A tale of soup, early motherhood, and the boundaries that keep love intact:


It was the best seafood curry I’d ever had.


Not fancy, not fussy — just perfectly spiced, warm, and comforting. And at the time, I needed to eat it alone, in the dark of my bedroom, at 6 PM, during what had become the necessary bedtime for myself and our new baby.


I sat there half-naked in bed, balancing the bowl carefully on My Best Friend, grateful for every bite. She was in the kitchen with the rest of the family, probably wondering why I wouldn’t join them. She was hurt that I didn’t. I wish she had known I wasn’t rejecting her or the meal — I was just trying to survive, and this was the only way I could.

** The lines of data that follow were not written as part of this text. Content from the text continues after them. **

def grl_disc_ce(source_feat, target_feat, weight, bias, alpha, labels=None):
    if torch.is_tensor(alpha):
        from .nn.reverse_layer import GradReverse
        return _GrlDiscCE.apply(GradReverse.apply(source_feat, alpha), GradReverse.apply(target_feat, alpha),
                                weight, bias, -1.0, labels)
    return _GrlDiscCE.apply(source_feat, target_feat, weight, bias, alpha, labels)


def _grl_mlp_fwd(ctx, es, et, W1, b1, W2, b2, alpha, p, head=0):
    ctx.head = head
    es, et = _f32c(es, "source_feat"), _f32c(et, "target_feat")
    W1, b1, W2, b2 = _f32c(W1, "W1"), _f32c(b1, "b1"), _f32c(W2, "W2"), _f32c(b2, "b2")
    ns, nt, h, a = es.size(0), et.size(0), es.size(1), W1.size(0)
    dev = es.device
    seed, step, site, _ = dropout_state.generator(dev, sites=2)
    losses = torch.empty(3, dtype=torch.float32, device=dev)
    ws, _ = _lib.scratch("gda_grl_mlp_ce_workspace_bytes", dev, "disc_mlp", h, a)
    with profiler.region(f"disc_mlp_fwd[{h}x{a}]", 2, 4 * (ns + nt) * h, 2 * (ns + nt) * a * (h + W2.size(0))):
        _lib.call("gda_mlp_head_fwd_f32", head, es, h, ns, et, h, nt, h, a, W1, b1, W2, b2, float(p), seed, step, site,
                  losses, ws, ws.numel(), _lib.stream())
    ctx.save_for_backward(es, et, W1, b1, W2, b2, alpha if torch.is_tensor(alpha) else None)
    ctx.alpha = None if torch.is_tensor(alpha) else float(alpha)
    ctx.p, ctx.seed, ctx.site = float(p), seed, site
    return losses


def _grl_mlp_bwd(ctx, g, stride):
    es, et, W1, b1, W2, b2, alpha_dev = ctx.saved_tensors
    ns, nt, h, a = es.size(0), et.size(0), es.size(1), W1.size(0)
    dev = es.device
    ges = torch.empty_like(es) if ctx.needs_input_grad[0] else None
    get = torch.empty_like(et) if ctx.needs_input_grad[1] else None
    gW1, gb1, gW2, gb2 = torch.empty_like(W1), torch.empty_like(b1), torch.empty_like(W2), torch.empty_like(b2)
    if alpha_dev is not None:
        alpha_dev = alpha_dev.detach().reshape(1).to(torch.float32)
    ws, _ = _lib.scratch("gda_grl_mlp_ce_workspace_bytes", dev, "disc_mlp", h, a)
    with profiler.region(f"disc_mlp_bwd[{h}x{a}]", 2, 4 * (ns + nt) * h * (2 if ges is not None else 1), 6 * (ns + nt) * a * h):
        _lib.call("gda_mlp_head_bwd_f32", ctx.head, es, h, ns, et, h, nt, h, a, W1, b1, W2, b2, ctx.p, ctx.seed,
                  dropout_state.counter(dev), ctx.site, g, stride, 0.0 if ctx.alpha is None else ctx.alpha, alpha_dev,
                  ges, get, gW1, gb1, gW2, gb2, ws, ws.numel(), _lib.stream())
    return ges, get, gW1, gb1, gW2, gb2, None, None


class _GrlMlpCESum(torch.autograd.Function):

    @staticmethod
    def forward(ctx, es, et, W1, b1, W2, b2, alpha, p):
        return _grl_mlp_fwd(ctx, es, et, W1, b1, W2, b2, alpha, p)[2]

    @staticmethod
    def backward(ctx, g):
        return _grl_mlp_bwd(ctx, g.reshape(1).to(torch.float32).contiguous(), 0)


class _GrlMlpCEPair(torch.autograd.Function):

    @staticmethod
    def forward(ctx, es, et, W1, b1, W2, b2, alpha, p):
        losses = _grl_mlp_fwd(ctx, es, et, W1, b1, W2, b2, alpha, p)
        return losses[0], losses[1]

    @staticmethod
    def backward(ctx, g_s, g_t):
        return _grl_mlp_bwd(ctx, torch.stack([g_s.reshape(()).to(torch.float32), g_t.reshape(()).to(torch.float32)]), 1)


class _CriticMeans(torch.autograd.Function):

    @staticmethod
    def forward(ctx, es, et, W1, b1, W2, b2, p):
        losses = _grl_mlp_fwd(ctx, es, et, W1, b1, W2, b2, -1.0, p, head=1)
        return losses[0], losses[1]

    @staticmethod
    def backward(ctx, g_s, g_t):
        return _grl_mlp_bwd(ctx, torch.stack([g_s.reshape(()).to(torch.float32), g_t.reshape(()).to(torch.float32)]), 1)[:7]


class _CriticMeansVec(torch.autograd.Function):

    @staticmethod
    def forward(ctx, es, et, W1, b1, W2, b2, p):
        return _grl_mlp_fwd(ctx, es, et, W1, b1, W2, b2, -1.0, p, head=1)

    @staticmethod
    def backward(ctx, g):
        return _grl_mlp_bwd(ctx, g.to(torch.float32).contiguous(), 1)[:7]


class _AddAbsGap(torch.autograd.Function):
    _wvec = {}

    @staticmethod
    def forward(ctx, base, v, weight):
        key = (float(weight), v.device, v.numel())
        wv = _AddAbsGap._wvec.get(key)
        if wv is None:
            wv = _AddAbsGap._wvec[key] = torch.tensor([weight, -weight] + [0.0] * (v.numel() - 2), dtype=torch.float32, device=v.device)
        d = v[0] - v[1]
        svec = torch.sign(d) * wv
        ctx.save_for_backward(svec)
        return torch.addcmul(base, d, svec[0])

    @staticmethod
    def backward(ctx, g):
        (svec,) = ctx.saved_tensors
        return g, g * svec, None


def critic_abs_gap_loss(base, source_feat, target_feat, W1, b1, W2, b2, dropout_p, weight):
    v = _CriticMeansVec.apply(source_feat, target_feat, W1, b1, W2, b2, dropout_p)
    return _AddAbsGap.apply(base, v, float(weight))


def critic_means_ok(es, W1, W2):
    return (es.is_cuda and es.dtype == torch.float32 and es.dim() == 2 and es.size(1) <= 128
            and W1.size(0) <= 64 and W2.dim() == 2 and W2.size(0) == 1)


# ... 62 lines not shown
    n_i = 0 if idx_s is None else idx_s.numel()
    ws, _ = _lib.scratch("gda_wgan_critic_workspace_bytes", es.device, "critic", n_s, n_t, n_i, h, a)
    seed, step, site, _, _ = dropout_state.generator(es.device, sites=3)
    loss, gW1, gb1, gW2, gb2 = out
    rows_gp = n_s + n_t + n_i
    with profiler.region(f"wgan_critic[{h}x{a}]", 2 if h in (64, 96, 128) and a % 4 == 0 else 7,
                         4 * h * (n_s + n_t + 2 * n_i), 2 * a * h * (4 * rows_gp + n_s + n_t)):
        _lib.call("gda_wgan_critic_f32", es, n_s, et, n_t, h, idx_s, idx_t,
                  None if alpha is None else _f32c(alpha, "alpha"), n_i, _f32c(W1, "W1"), _f32c(b1, "b1"),
                  _f32c(W2, "W2"), _f32c(b2, "b2"), a, float(dropout_p), seed, step, site, float(gp_weight), loss, gW1, gb1, gW2, gb2, ws, ws.numel(), _lib.stream())
    return loss


def wgan_critic_adam(es, et, idx_s, idx_t, alpha, params, optimizer, dropout_p, gp_weight, loss):
    from .optim import Adam
    if not isinstance(optimizer, Adam) or len(optimizer.param_groups) != 1 or optimizer.grad_aliases:
        return False
    group = optimizer.param_groups[0]
    if len(group["params"]) != 4 or any(a is not b for a, b in zip(group["params"], params)):
        return False
    es, et = _f32c(es, "encoded_source"), _f32c(et, "encoded_target")
    n_s, h = es.shape
    n_t, a = et.size(0), params[0].size(0)
    W1 = params[0]
    if not (h in (64, 96, 128) and a % 4 == 0 and all(p.is_contiguous() and p.dtype == torch.float32 for p in params)
            and (es.data_ptr() | et.data_ptr() | W1.data_ptr()) % 16 == 0):
        return False
    n_i = 0 if idx_s is None else idx_s.numel()
    ws, _ = _lib.scratch("gda_wgan_critic_workspace_bytes", es.device, "critic", n_s, n_t, n_i, h, a)
    table = (_lib.AdamTensorStruct * 4)()
    for k, p in enumerate(params):
        stt = optimizer._state(p)
        if p.grad is None or not p.grad.is_contiguous() or any(stt[n].stride() != p.stride() for n in ("exp_avg", "exp_avg_sq")):
            return False
        table[k] = _lib.AdamTensorStruct(p.data_ptr(), p.grad.data_ptr(), stt["exp_avg"].data_ptr(),
                                         stt["exp_avg_sq"].data_ptr(), stt["step"].data_ptr(), p.numel())
    seed, step, site, _, _ = dropout_state.generator(es.device, sites=3)
    b1_, b2_ = group["betas"]
    rows_gp = n_s + n_t + n_i
    with profiler.region(f"wgan_critic[{h}x{a}]", 2, 4 * h * (n_s + n_t + 2 * n_i), 2 * a * h * (4 * rows_gp + n_s + n_t)):
        _lib.call("gda_wgan_critic_adam_f32", es, n_s, et, n_t, h, idx_s, idx_t,
                  None if alpha is None else _f32c(alpha, "alpha"), n_i, a, float(dropout_p), seed, step, site,
                  float(gp_weight), loss, table, float(group["lr"]), float(b1_), float(b2_), float(group["eps"]),
                  float(group["weight_decay"]), ws, ws.numel(), _lib.stream())
    return True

When my daughter was first born, my partner’s mother wanted to visit for long stretches to help. And while I believe her heart was in the right place, I was navigating new motherhood in constant pain, barely sleeping, and stretched thin in ways I didn’t yet have words for.

Even in the best circumstances, we weren’t especially close, and in those early weeks and months, I didn’t have the bandwidth to host family for long stays. I needed quiet. I needed privacy. I needed to be able to nurse, cry, or just sit in silence without feeling like I was “on” for someone else.


At the time, I couldn’t articulate that what I needed wasn’t distance from her — it was space for myself. I didn’t want her to see the version of me that was running on fumes and trying to mask it. I wanted to give her the best version of me I could manage, and shorter visits made that possible.


Still, holding that boundary created tension. I worried it looked like rejection. I worried I was being unfair. But deep down, I knew it was my way of loving her and myself at the same time.

What I’ve learned since is that boundaries are not about shutting people out — they’re about creating the conditions where love can actually grow. They can be uncomfortable in the moment, but they protect relationships from the slow erosion of resentment.

If I could tell my early-motherhood self anything, it would be this: You are allowed to need space. 


You are allowed to protect your energy. 


You are allowed to believe that loving yourself is not in competition with loving someone else.


Boundaries aren’t walls; they are pathways that allow us to keep showing up with care. And sometimes, the most loving thing you can do is protect the small, tender version of yourself until she’s ready to open the door.


“Every time you hold a boundary, you teach the world how to love you better — and you remind yourself that you’re worth protecting.”